MySQL Percent_Rank() Function

MySQL Percent Rank() Function

In this tutorial, we will study Percent_Rank() function in MySQL. This function takes a column name as the argument and returns the number of rows with greater values than the sample value. Without further ado, let’s get started!

Introduction to MySQL Percent_Rank()

The Percent_Rank() function is one of many useful functions that are available in MySQL. This function works by taking a single column as an input, and returning the number of rows in that column that contains values that are greater than the value in the current row. In other words, if you have a column with values 1, 2, 3, and 4, and your current row has a value of 3, the Percent_Rank() function would return 0.75, or 3/4.

This function is useful for a 2 main reasons.

  • First, it can be used to quickly identify the most popular values in a dataset. If you have hundreds, or even thousands of rows, using Percent_Rank() can help you find the most common values without having to go through every single row manually.
  • Second, Percent_Rank() can be used as part of more advanced statistical analyses. For example, if you wanted to determine the correlation between two different columns in a dataset, you could use Percent_Rank() and other functions to calculate the Pearson coefficient of correlation.

In MySQL, the Percent_Rank() function is a window function that is used to calculate the percentile rank of a row within a result set.

The syntax for the following function is-

PERCENT_RANK()
    OVER (
        PARTITION BY expr,...
        ORDER BY expr [ASC|DESC],...
    )Code language: SQL (Structured Query Language) (sql)

The result returned by the Percent_Rank() Function ranges from 0 to 1. The formula to calculate the Percent_Rank() function is as follows-

(rank - 1) / (total_rows - 1)

The Percent_Rank() function will always return 0 for the first row in the result set.

Example

Here to illustrate the example of Percent_Rank() function we will use the classicmodels database. A new table named details will be created based on the prior tables named orders, orderDetails, and products. The code for the following is-

Create table details
Select
productLine, YEAR(orderDate) OrderYear,
quantityOrdered * priceEach Value
From
orderDetails
Inner Join
orders Using (orderNumber)
Inner Join
products Using (productCode)
Group By
productLine,
YEAR(orderDate);Code language: SQL (Structured Query Language) (sql)
Select * From details;Code language: SQL (Structured Query Language) (sql)

Output-

Details
Details

Query over result set using MySQL Percent_Rank() function

Now we will write a code that will find the percentile rank of every product.

With b As (
Select productLine,
Sum(Value) Value
From
details
Group By productLine
)
Select productLine, Value,
Round(
Percent_Rank() OVER (
ORDER BY Value) ,2) percentile_rank
From b;Code language: SQL (Structured Query Language) (sql)

Output-

Result Set
Result Set

Here we can see that we have calculated the percentile_rank of every product Line.

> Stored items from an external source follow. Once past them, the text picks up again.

class DeviceSell:

    def __init__(self, torch, A_csr, device, sell=None):
        slice_ptr, cols, vals = F.csr_to_sell(A_csr) if sell is None else sell
        self.shape = A_csr.shape
        self.nnz = int(A_csr.nnz)
        self.padded = int(slice_ptr[-1])
        self.slice_ptr = torch.from_numpy(slice_ptr).to(device)
        self.cols = torch.from_numpy(cols).to(device)
        self.vals = torch.from_numpy(vals).to(device)
        d = np.diff(slice_ptr) // 32
        self.max_len = int(d.max()) if len(d) else 0
        self.uniform_len = self.max_len if len(d) and int(d.min()) == self.max_len else 0
        self.struct = _lib.mg_sell(self.shape[0], self.shape[1], (self.shape[0] + 31) // 32,
                                   self.slice_ptr.data_ptr(), self.cols.data_ptr(), self.vals.data_ptr(),
                                   self.max_len, self.uniform_len)
        self._attach_value_dict()
        self._attach_slice_offsets()

    VALUE_DICT_MIN_ROWS = 1 << 16

    def _attach_value_dict(self):
        self.val_idx = self.val_table = None
        self.distinct_values = None
        floor = int(os.environ.get("MGB_VALUE_DICT_MIN_ROWS", self.VALUE_DICT_MIN_ROWS))
        if (os.environ.get("MGB_VALUE_DICT", "1") == "0" or not 1 <= self.max_len <= 8 or self.shape[0] < floor
                or self.vals.numel() == 0):
            return
        import torch
        lib = _lib.load()
        dev = self.vals.device
        idx = torch.empty(self.vals.numel(), dtype=torch.uint8, device=dev)
        table = torch.zeros(256, dtype=torch.float64, device=dev)
        work = torch.empty(int(lib.mg_value_dict_workspace()), dtype=torch.uint8, device=dev)
        cnt = ctypes.c_int(0)
        _lib.check(lib.mg_value_dict_build(self.vals.numel(), self.vals.data_ptr(), idx.data_ptr(), table.data_ptr(),
                                           work.data_ptr(), ctypes.byref(cnt), _lib.stream_handle(torch)),
                   "mg_value_dict_build")
        if cnt.value > 0:
            self.distinct_values = int(cnt.value)
            self.val_idx, self.val_table = idx, table
            self.struct.d_val_idx = idx.data_ptr()
            self.struct.d_val_table = table.data_ptr()

    IMPLIED_MIN_ROWS = 1 << 19

    def _attach_slice_offsets(self):
        self.slice_rec = self.rec_table = self.rec_vals = None
        self.regular_slices = 0
        self._spec_keep = None
        floor = int(os.environ.get("MGB_IMPLIED_MIN_ROWS", self.IMPLIED_MIN_ROWS))
        if (os.environ.get("MGB_IMPLIED_COLUMNS", "1") == "0" or not 1 <= self.uniform_len <= 8
                or self.shape[0] < max(floor // 2, 1)):
            return
        import torch
        nsl = (self.shape[0] + 31) // 32
        dev = self.cols.device
        off = torch.empty(nsl * 8, dtype=torch.int32, device=dev)
        cnt = torch.zeros(1, dtype=torch.int64, device=dev)
        _lib.check(_lib.load().mg_sell_slice_offsets(ctypes.byref(self.struct), off.data_ptr(), cnt.data_ptr(),
                                                     _lib.stream_handle(torch)), "mg_sell_slice_offsets")
        self.regular_slices = int(cnt.item())
        if 2 * self.regular_slices < nsl:
            return
        with_values = self.val_idx is not None and os.environ.get("MGB_IMPLIED_VALUES", "1") != "0"
        ids, self.rec_table, self.rec_vals, self.regular_slices = F.slice_records(
            torch, off.view(nsl, 8), self.val_idx if with_values else None, self.val_table if with_values else None,
            self.uniform_len)
        self.slice_rec = ids
        self.struct.d_slice_rec = ids.data_ptr()
        self.struct.d_rec_table = self.rec_table.data_ptr()
        self.struct.nrec = int(self.rec_table.shape[0])
        if self.rec_vals is not None:
            self.struct.d_rec_vals = self.rec_vals.data_ptr()
        self.set_spec_blocks([0, self.shape[0]])

    @property
    def slice_off(self):
        if self.slice_rec is None:
            return None
        import torch
        out = torch.zeros(self.slice_rec.numel(), 8, dtype=torch.int32, device=self.slice_rec.device)
        reg = self.slice_rec >= 0
        out[reg] = self.rec_table[self.slice_rec[reg].long()]
        out[~reg, 0] = _lib.SLICE_IRREGULAR
        return out.reshape(-1)

    def set_spec_blocks(self, row_ptr):
        if self.slice_rec is None:
            return
        import torch
        row_ptr = [int(v) for v in row_ptr]
        nb = len(row_ptr) - 1
        table = self.rec_table.cpu().numpy()
        vals_table = None if self.rec_vals is None else self.rec_vals.cpu().numpy()
        rows = (ctypes.c_int64 * (nb + 1))(*row_ptr)
        rec = (ctypes.c_int32 * (9 * max(nb, 1)))()
        vals = (ctypes.c_double * (8 * max(nb, 1)))()
        for k in range(nb):
            s0, s1 = row_ptr[k] // 32, max((row_ptr[k + 1] + 31) // 32, row_ptr[k] // 32 + 1)
            ids = self.slice_rec[s0:s1]
            ids = ids[ids >= 0]
            best = int(torch.bincount(ids.long(), minlength=1).argmax().item()) if ids.numel() else 0
            rec[9 * k] = best
            for j in range(8):
                rec[9 * k + 1 + j] = int(table[best, j])
                if vals_table is not None:
                    vals[8 * k + j] = float(vals_table[best, j])
        self._spec_keep = (rows, rec, vals)
        self.struct.n_spec = nb
        self.struct.h_spec_row = ctypes.cast(rows, ctypes.POINTER(ctypes.c_int64))
        self.struct.h_spec_rec = ctypes.cast(rec, ctypes.POINTER(ctypes.c_int32))
        if vals_table is not None:
            self.struct.h_spec_vals = ctypes.cast(vals, ctypes.POINTER(ctypes.c_double))

    @classmethod
    def from_device(cls, shape, nnz, slice_ptr, cols, vals, max_len=0, uniform_len=0):
        self = cls.__new__(cls)
        self.shape = tuple(shape)
        self.nnz = int(nnz)
        self.padded = int(cols.numel())
        self.slice_ptr, self.cols, self.vals = slice_ptr, cols, vals
        self.max_len = int(max_len)
        self.uniform_len = int(uniform_len)
        self.struct = _lib.mg_sell(shape[0], shape[1], (shape[0] + 31) // 32,
                                   slice_ptr.data_ptr(), cols.data_ptr(), vals.data_ptr(), self.max_len,
                                   self.uniform_len)
        self._attach_value_dict()
        self._attach_slice_offsets()
        return self

    def bytes(self):
        return self.padded * 12 + self.slice_ptr.numel() * 8

    def stream_bytes(self):
        nsl = (self.shape[0] + 31) // 32
        vbytes = 1 if (self.val_idx is not None and os.environ.get("MGB_VALUE_DICT", "1") != "0") else 8
        if self.slice_rec is None or self.shape[0] < self.IMPLIED_MIN_ROWS or nsl == 0:
            return self.padded * (4 + vbytes) + (0 if self.uniform_len else self.slice_ptr.numel() * 8)
        per_slice = 32 * self.uniform_len
        irregular = nsl - self.regular_slices
        if self.rec_vals is not None and os.environ.get("MGB_IMPLIED_VALUES", "1") != "0" and vbytes == 1:
            return irregular * per_slice * (4 + vbytes) + 2 * nsl
        return self.padded * vbytes + irregular * per_slice * 4 + 2 * nsl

MySQL Percent_Rank() with Partition

Now we will write a query that will return the percentile rank of each product line arranged in order with respect to the values.

Select
productLine,
orderYear,
Value,
ROUND(
PERCENT_RANK()
OVER (
PARTITION BY orderYear
ORDER By Value),2) percentile_rank
From
details;Code language: SQL (Structured Query Language) (sql)

Output-

Partition Set
Partition Set

Conclusion

In this tutorial, we studied how to use MySQL Percent_Rank() function. Overall, the Percent_Rank() function is a powerful tool that can be used for a variety of purposes. Whether you are analyzing data for business or academic purposes, it can help you gain deeper insights into your data and make more informed decisions. So why not give it a try today?